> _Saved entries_
+            const bool ok = (unsigned)(y0 + dyr[u]) < (unsigned)a.H && (unsigned)(x0 + dyx[u]) < (unsigned)a.W;
+            vdy[u] = dasr_buffer_load4f(rd, ok ? (unsigned)((base + dyo[u]) * (int)sizeof(float)) : DASR_OOB);
+        }
+    };
+    const int prow = 2 * wv + (li >> 4), pcol = li & 15;
+    const int asw = (pcol >> 2) & 3, bsw = (li >> 2) & 3;
+    const int p8 = tid & 3, epx = (tid >> 2) & 15, r0 = tid >> 6;
+    const int es = a.Cout * epx + 8 * p8;
+    const unsigned ebits = (es & 1) * 16;
+    const int esrc = r0 * S9D_DYW + (es & ~1), edst = (r0 * S9D_TQ + epx) * 32 + 8 * (p8 ^ ((epx >> 2) & 3));
+    unsigned em[4];
+#pragma unroll
+    for (int d = 0; d < 4; ++d) em[d] = (8 * p8 + 2 * d < KK ? 0xffffu : 0u) | (8 * p8 + 2 * d + 1 < KK ? 0xffff0000u : 0u);
+    const size_t img = (size_t)a.H * a.W * a.Cin;
+    const unsigned rowst = (unsigned)(a.W * a.Cin) * sizeof(float), pixst = (unsigned)a.Cin * sizeof(float);
+    const float dneg = a.act == DASR_ACT_RELU ? 0.f : (a.act == DASR_ACT_LRELU02 ? 0.2f : 1.f);
+    float om = 0.f;
     int tile = blockIdx.x;
     if (tile < total) {
         int b, x0, y0;
         origin(tile, b, x0, y0);
-        s9_fetch_dy(a, b, y0, x0, tid, vdy);
+        fetch(b, y0, x0);
     }
     for (; tile < total; tile += gridDim.x) {
         int b, x0, y0;
         origin(tile, b, x0, y0);
-        __syncthreads();
-#pragma unroll
-        for (int u = 0; u < S9_NDI; ++u) {
-            const int idx = tid + 512 * u;
-            if (idx < S9_NDYE) sDy[idx] = vdy[u];
-        }
-        __syncthreads();
+#pragma unroll
+        for (int u = 0; u < S9D_NDI; ++u) {
+            h16_t h0, h1;
+            s9_split(vdy[u], sd, h0, h1);
+            sH0[tid + 256 * u] = h0;
+            sH1[tid + 256 * u] = h1;
+        }
+        DASR_LDS_BARRIER();
         {
             int nb, nx0, ny0;
             origin(tile + (int)gridDim.x < total ? tile + (int)gridDim.x : tile, nb, nx0, ny0);
-            s9_fetch_dy(a, nb, ny0, nx0, tid, vdy);
-        }
-        s9_build_E<EST>(a, sDy, sE0, sE1, sd, tid);
-        __syncthreads();
+            fetch(nb, ny0, nx0);
+        }
+        unsigned xoff[4];
+        const bool rowok = y0 + 2 * wv < a.H;
+#pragma unroll
+        for (int cp = 0; cp < 4; ++cp) {
+            const int cx = x0 + 4 * lh + 2 * (cp & 1) + 8 * (cp >> 1);
+            xoff[cp] = (rowok && cx < a.W) ? (unsigned)((((y0 + 2 * wv) * a.W + cx) * a.Cin + n0 + li) * (int)sizeof(float)) : DASR_OOB;
+        }
+        auto pix_off = [&](int g) {
+            const unsigned o = xoff[((g >> 2) & 1) * 2 + ((g & 3) >> 1)] + (g >> 3) * rowst + (g & 1) * pixst;
+            if (FUSE) return o;
+            return (y0 + 2 * wv + (g >> 3) < a.H && x0 + 4 * lh + (g & 3) + 8 * ((g >> 2) & 1) < a.W) ? o : DASR_OOB;
+        };
+        float xa[16];
+        if (FUSE) {
+            const BufRsrc rx = dasr_make_rsrc(a.xact + (size_t)b * img, img * sizeof(float));
+#pragma unroll
+            for (int g = 0; g < 16; ++g) xa[g] = dasr_buffer_load4f(rx, pix_off(g));
+        }
+#pragma unroll
+        for (int i = 0; i < (S9_TH + 8) / 4; ++i) {
+            const u32a_t* s0 = (const u32a_t*)(sH0 + esrc + i * 4 * S9D_DYW);
+            const u32a_t* s1 = (const u32a_t*)(sH1 + esrc + i * 4 * S9D_DYW);
+            u32x4_t o0, o1;
+#pragma unroll
+            for (int d = 0; d < 4; ++d) {
+                o0[d] = s9d_fsh(s0[d], s0[d + 1], ebits) & em[d];
+                o1[d] = s9d_fsh(s1[d], s1[d + 1], ebits) & em[d];
+            }
+            *(u32x4a_t*)(sE0 + edst + i * 4 * S9D_TQ * 32) = o0;
+            *(u32x4a_t*)(sE1 + edst + i * 4 * S9D_TQ * 32) = o1;
+        }
+        DASR_LDS_BARRIER();
         f32x16 acc;
 #pragma unroll
         for (int r = 0; r < 16; ++r) acc[r] = 0.f;
-#pragma unroll
-        for (int kh = 0; kh < 9; ++kh)
-#pragma unroll
-            for (int q = 0; q < 2; ++q) {
-                const int wo = (kh * 32 + li) * EST + 16 * q + 8 * lh;
-                const h16x8 B0 = *(const h16x8*)(sW0 + wo), B1 = *(const h16x8*)(sW1 + wo);
-                const int eo = ((wv - kh + 8) * S9_TQ + li) * EST + 16 * q + 8 * lh;
-                const h16x8 A0 = *(const h16x8*)(sE0 + eo), A1 = *(const h16x8*)(sE1 + eo);
-                acc = s9_mma(A0, A1, B0, B1, acc);
-            }
-        float* dx = (float*)a.out;
-        const int gy = y0 + wv;
-        if (gy < a.H) {
-#pragma unroll
-            for (int g = 0; g < 16; ++g) {
-                const int gx = x0 + (g & 3) + 8 * (g >> 2) + 4 * lh;
-                if (gx >= a.W) continue;
-                const size_t o = (((size_t)b * a.H + gy) * a.W + gx) * a.Cin + n0 + li;
-                float v = acc[g] * inv;
-                if (a.accumulate) v += dx[o];
-                dx[o] = v;
-            }
-        }
-    }
+        {
+            const int wb = li * 32, eb = ((prow + 8) * S9D_TQ + pcol) * 32;
+            const int pw0 = 8 * (lh ^ bsw), pw1 = 8 * ((2 + lh) ^ bsw), pe0 = 8 * (lh ^ asw), pe1 = 8 * ((2 + lh) ^ asw);
+            h16x8 A0 = *(const h16x8*)(sE0 + eb + pe0), A1 = *(const h16x8*)(sE1 + eb + pe0);
+            h16x8 B0 = *(const h16x8*)(sW0 + wb + pw0), B1 = *(const h16x8*)(sW1 + wb + pw0);
+            DASR_SCHED_BARRIER();
+#pragma unroll
+            for (int s = 0; s < 18; ++s) {
+                const h16x8 a0 = A0, a1 = A1, b0 = B0, b1 = B1;
+                if (s + 1 < 18) {
+                    const int kh = (s + 1) >> 1, q = (s + 1) & 1;
+                    const int wo = wb + kh * 32 * 32 + (q ? pw1 : pw0), eo = eb - kh * S9D_TQ * 32 + (q ? pe1 : pe0);
+                    A0 = *(const h16x8*)(sE0 + eo); A1 = *(const h16x8*)(sE1 + eo);
+                    B0 = *(const h16x8*)(sW0 + wo); B1 = *(const h16x8*)(sW1 + wo);
+                }
+                acc = s9_mma(a0, a1, b0, b1, acc);
+                if (s + 1 < 18) DASR_SCHED_GROUP(0x100, 4);
+                DASR_SCHED_GROUP(0x8, 3);
+            }
+            DASR_SCHED_BARRIER();
+        }
+        if (FUSE) {
+            const BufRsrc rp = dasr_make_rsrc((float*)a.out + (size_t)b * img, img * sizeof(float));
+            const int Wc = a.W >> 1, cy = (y0 >> 1) + wv;
+#pragma unroll
+            for (int j = 0; j < 4; ++j) {
+                const int g = 2 * (j & 1) + 4 * (j >> 1);
+                const int cx = x0 + 4 * lh + 2 * (j & 1) + 8 * (j >> 1);
+                const bool ok = xoff[j] != DASR_OOB;
+                float4 o;
+                o.x = acc[g] * inv * (xa[g] > 0.f ? 1.f : dneg);
+                o.y = acc[g + 1] * inv * (xa[g + 1] > 0.f ? 1.f : dneg);
+                o.z = acc[g + 8] * inv * (xa[g + 8] > 0.f ? 1.f : dneg);
+                o.w = acc[g + 9] * inv * (xa[g + 9] > 0.f ? 1.f : dneg);
+                dasr_buffer_store16f(rp, ok ? (unsigned)(((cy * Wc + (cx >> 1)) * (4 * a.Cin) + 4 * (n0 + li)) * (int)sizeof(float)) : DASR_OOB, o);
+                om = fmaxf(om, ok ? dasr_amax4(0.f, o) : 0.f);
+            }
+        } else {
+            const BufRsrc ro = dasr_make_rsrc((float*)a.out + (size_t)b * img, img * sizeof(float));
+            if (a.accumulate) {
+                float old[16];
+#pragma unroll
+                for (int g = 0; g < 16; ++g) old[g] = dasr_buffer_load4f(ro, pix_off(g));
+#pragma unroll
+                for (int g = 0; g < 16; ++g) {
+                    float v = acc[g] * inv;
+                    v += old[g];
+                    dasr_buffer_store4f(ro, pix_off(g), v);
+                }
+            } else {
+#pragma unroll
+                for (int g = 0; g < 16; ++g) dasr_buffer_store4f(ro, pix_off(g), acc[g] * inv);
+            }
+        }
+    }
+    if (FUSE && a.amax) dasr_amax_commit(a.amax, om, s_red, dasr_flat_wg(), dasr_flat_nwg());
 }
 
 __device__ __forceinline__ h16x4 s9_read_tr16(const h16_t* p) {
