@@ -1116,9 +1124,10 @@
 
 int mtp_rvsa_bwd_mfma_launch(const void* qkv, const float* samp, const void* o, const void* dout, const float* lse, void* dqkv, float* dkv, float* dsamp,
                              float* rel_part, float* tab_part, const float* rel_h, const float* rel_w, const float* bias_table,
-                             int64_t B, int64_t Hp, int64_t Wp, int64_t heads, float scale, hipStream_t s) {
+                             int64_t B, int64_t Hp, int64_t Wp, int64_t heads, float scale, hipStream_t s, const float* wsamp, const float* avg, float* gwin) {
     const RvsaGeom g = make_geom(Hp, Wp, heads);
     const int mode = mtp_rvsa_bwd_mfma_scatter_mode(Hp, Wp, heads);
+    if (gwin && (mode != 4 || !wsamp || !avg)) return MTP_ERR_UNSUPPORTED;
     const dim3 grid((unsigned)(B * g.nh * g.nw * heads));
     if (mode == 4) {
         static const bool old4 = []() { const char* e = getenv("MTP_RVSA_BWD"); return e && e[0] == '4'; }();
@@ -1129,7 +1138,10 @@
             hipLaunchKernelGGL(rvsa_bwd5_mfma_kernel, grid, dim3(256), 0, s, (const bf16_t*)qkv, samp, (const bf16_t*)o, (const bf16_t*)dout, lse,
                                (bf16_t*)dqkv, dkv, dsamp, rel_part, tab_part, rel_h, rel_w, bias_table, g, scale);
         const int64_t N = Hp * Wp;
-        hipLaunchKernelGGL(rvsa_scatter_gemm_kernel, dim3((unsigned)(B * heads), (unsigned)((N + SCB - 1) / SCB)), dim3(256), 0, s, (const bf16_t*)dkv, samp, (bf16_t*)dqkv, g);
+        const int wcy = (int)((heads * HD / 4 + 63) / 64);
+        const int64_t extra = gwin ? B * g.nh * g.nw * wcy : 0;
+        hipLaunchKernelGGL(rvsa_scatter_gemm_kernel, dim3((unsigned)(B * heads + extra), (unsigned)((N + SCB - 1) / SCB)), dim3(256), 0, s, (const bf16_t*)dkv, samp, (bf16_t*)dqkv, g,
+                           dsamp, wsamp, avg, gwin, (int)(B * heads), wcy);
     } else {
         hipLaunchKernelGGL(rvsa_bwd4_mfma_kernel<1>, grid, dim3(256), 0, s, (const bf16_t*)qkv, samp, (const bf16_t*)o, (const bf16_t*)dout, lse,
                            (bf16_t*)dqkv, dkv, dsamp, rel_part, tab_part, rel_h, rel_w, bias_table, g, scale);
diff --git a/mtp_amd/csrc/common.h b/mtp_amd/csrc/common.h
--- a/mtp_amd/csrc/common.h
+++ b/mtp_amd/csrc/common.h
@@ -74,6 +74,33 @@
     *reinterpret_cast<uint4*>(p) = make_uint4(pack_bf16x2(o[0], o[1]), pack_bf16x2(o[2], o[3]), pack_bf16x2(o[4], o[5]), pack_bf16x2(o[6], o[7]));
 }
 
+__device__ __forceinline__ void rvsa_win_factor(const float* __restrict__ dsamp, const float* __restrict__ w, const float* __restrict__ avg, float* __restrict__ g,
+                                                int win, int cy, int C, int N, float4 (*part)[64]) {
+    const int lane = threadIdx.x & 63, q = threadIdx.x >> 6;
+    const int c4 = cy * 64 + lane;
+    const bool live = c4 < C / 4;
+    const float4 a = load4(avg + (int64_t)win * C + 4 * (live ? c4 : 0));
+    const float* __restrict__ drow = dsamp + (int64_t)win * N;
+    const int nq = (N + 3) / 4, n0 = q * nq, n1 = (n0 + nq) < N ? (n0 + nq) : N;
+    float4 d = make_float4(0, 0, 0, 0);
+    if (live) {
+#pragma unroll 10
+        for (int n = n0; n < n1; ++n) {
+            const float4 ww = load4(w + (int64_t)n * C + 4 * c4);
+            const float t = drow[n];
+            d.x += t * ww.x; d.y += t * ww.y; d.z += t * ww.z; d.w += t * ww.w;
+        }
+    }
+    part[q][lane] = d;
+    __syncthreads();
+    if (!live || q) return;
+    const float4 p0 = part[0][lane], p1 = part[1][lane], p2 = part[2][lane], p3 = part[3][lane];
+    d = make_float4((p0.x + p1.x) + (p2.x + p3.x), (p0.y + p1.y) + (p2.y + p3.y), (p0.z + p1.z) + (p2.z + p3.z), (p0.w + p1.w) + (p2.w + p3.w));
+    const float k = 1.0f / 49.0f;
+    *reinterpret_cast<float4*>(g + (int64_t)win * C + 4 * c4) =
+        make_float4(d.x * (a.x > 0 ? k : 0.01f * k), d.y * (a.y > 0 ? k : 0.01f * k), d.z * (a.z > 0 ? k : 0.01f * k), d.w * (a.w > 0 ? k : 0.01f * k));
+}
+
 __device__ __forceinline__ uint4 ldg16(const void* p) {
 #if defined(__HIP_DEVICE_COMPILE__)
     typedef __attribute__((ext_vector_type(4))) unsigned int u32x4_t;
diff --git a/mtp_amd/csrc/elementwise.hip b/mtp_amd/csrc/elementwise.hip
--- a/mtp_amd/csrc/elementwise.hip
+++ b/mtp_amd/csrc/elementwise.hip
@@ -1157,39 +1157,14 @@
 
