struct MinDelta {
    int32_t p, b, s, rt, e, minrt;
};
struct LiteMin {
    int64_t T;
    MinDelta pd;
    bool fly;
    int64_t fT;
    MinDelta fd;
    Bkt fb;
};
__device__ __forceinline__ void md_zero(MinDelta& d) { d.p = d.b = d.s = d.rt = d.e = 0; d.minrt = INT32_MAX; }
__device__ __forceinline__ bool md_full(const MinDelta& d) { return (uint32_t)(d.p | d.b | d.s | d.rt | d.e) >= 0x40000000u; }
__device__ __forceinline__ Bkt md_apply(Bkt b, int64_t T, const MinDelta& d, int32_t max_rt) {
    if (b.ws > T) return b;
    if (b.ws < T) bkt_reset(b, T, max_rt);
    b.pass += d.p; b.block += d.b; b.succ += d.s; b.rt += d.rt; b.exc += d.e;
    if ((int64_t)d.minrt < b.minrt) b.minrt = d.minrt;
    return b;
}
__device__ __forceinline__ void lm_finish(LiteMin& L, Bkt* minb, int32_t max_rt) {
    if (L.fly) {
        minb[(L.fT / 1000) % 60] = md_apply(L.fb, L.fT, L.fd, max_rt);
        L.fly = false;
    }
}
__device__ __forceinline__ void lm_roll(LiteMin& L, Node& N, Bkt* minb, int64_t T, int32_t max_rt, uint32_t pflags) {
    lm_finish(L, minb, max_rt);
    if (L.T >= 0) {
        L.fb = minb[(L.T / 1000) % 60];
        L.fT = L.T;
        L.fd = L.pd;
        L.fly = true;
    }
    L.T = T;
    md_zero(L.pd);
    if ((pflags & PF_EXC_COUNT) && N.exc_sum_sec < T) {
        if (N.exc_sum_sec < 0) lm_finish(L, minb, max_rt);
        exc_advance(N, minb, T);
    }
}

> _Activity_
Please return a copy of each line in the entries that has the string "elementwise".

> _Answer to the problem_
diff --git a/mtp_amd/csrc/elementwise.hip b/mtp_amd/csrc/elementwise.hip
--- a/mtp_amd/csrc/elementwise.hip
+++ b/mtp_amd/csrc/elementwise.hip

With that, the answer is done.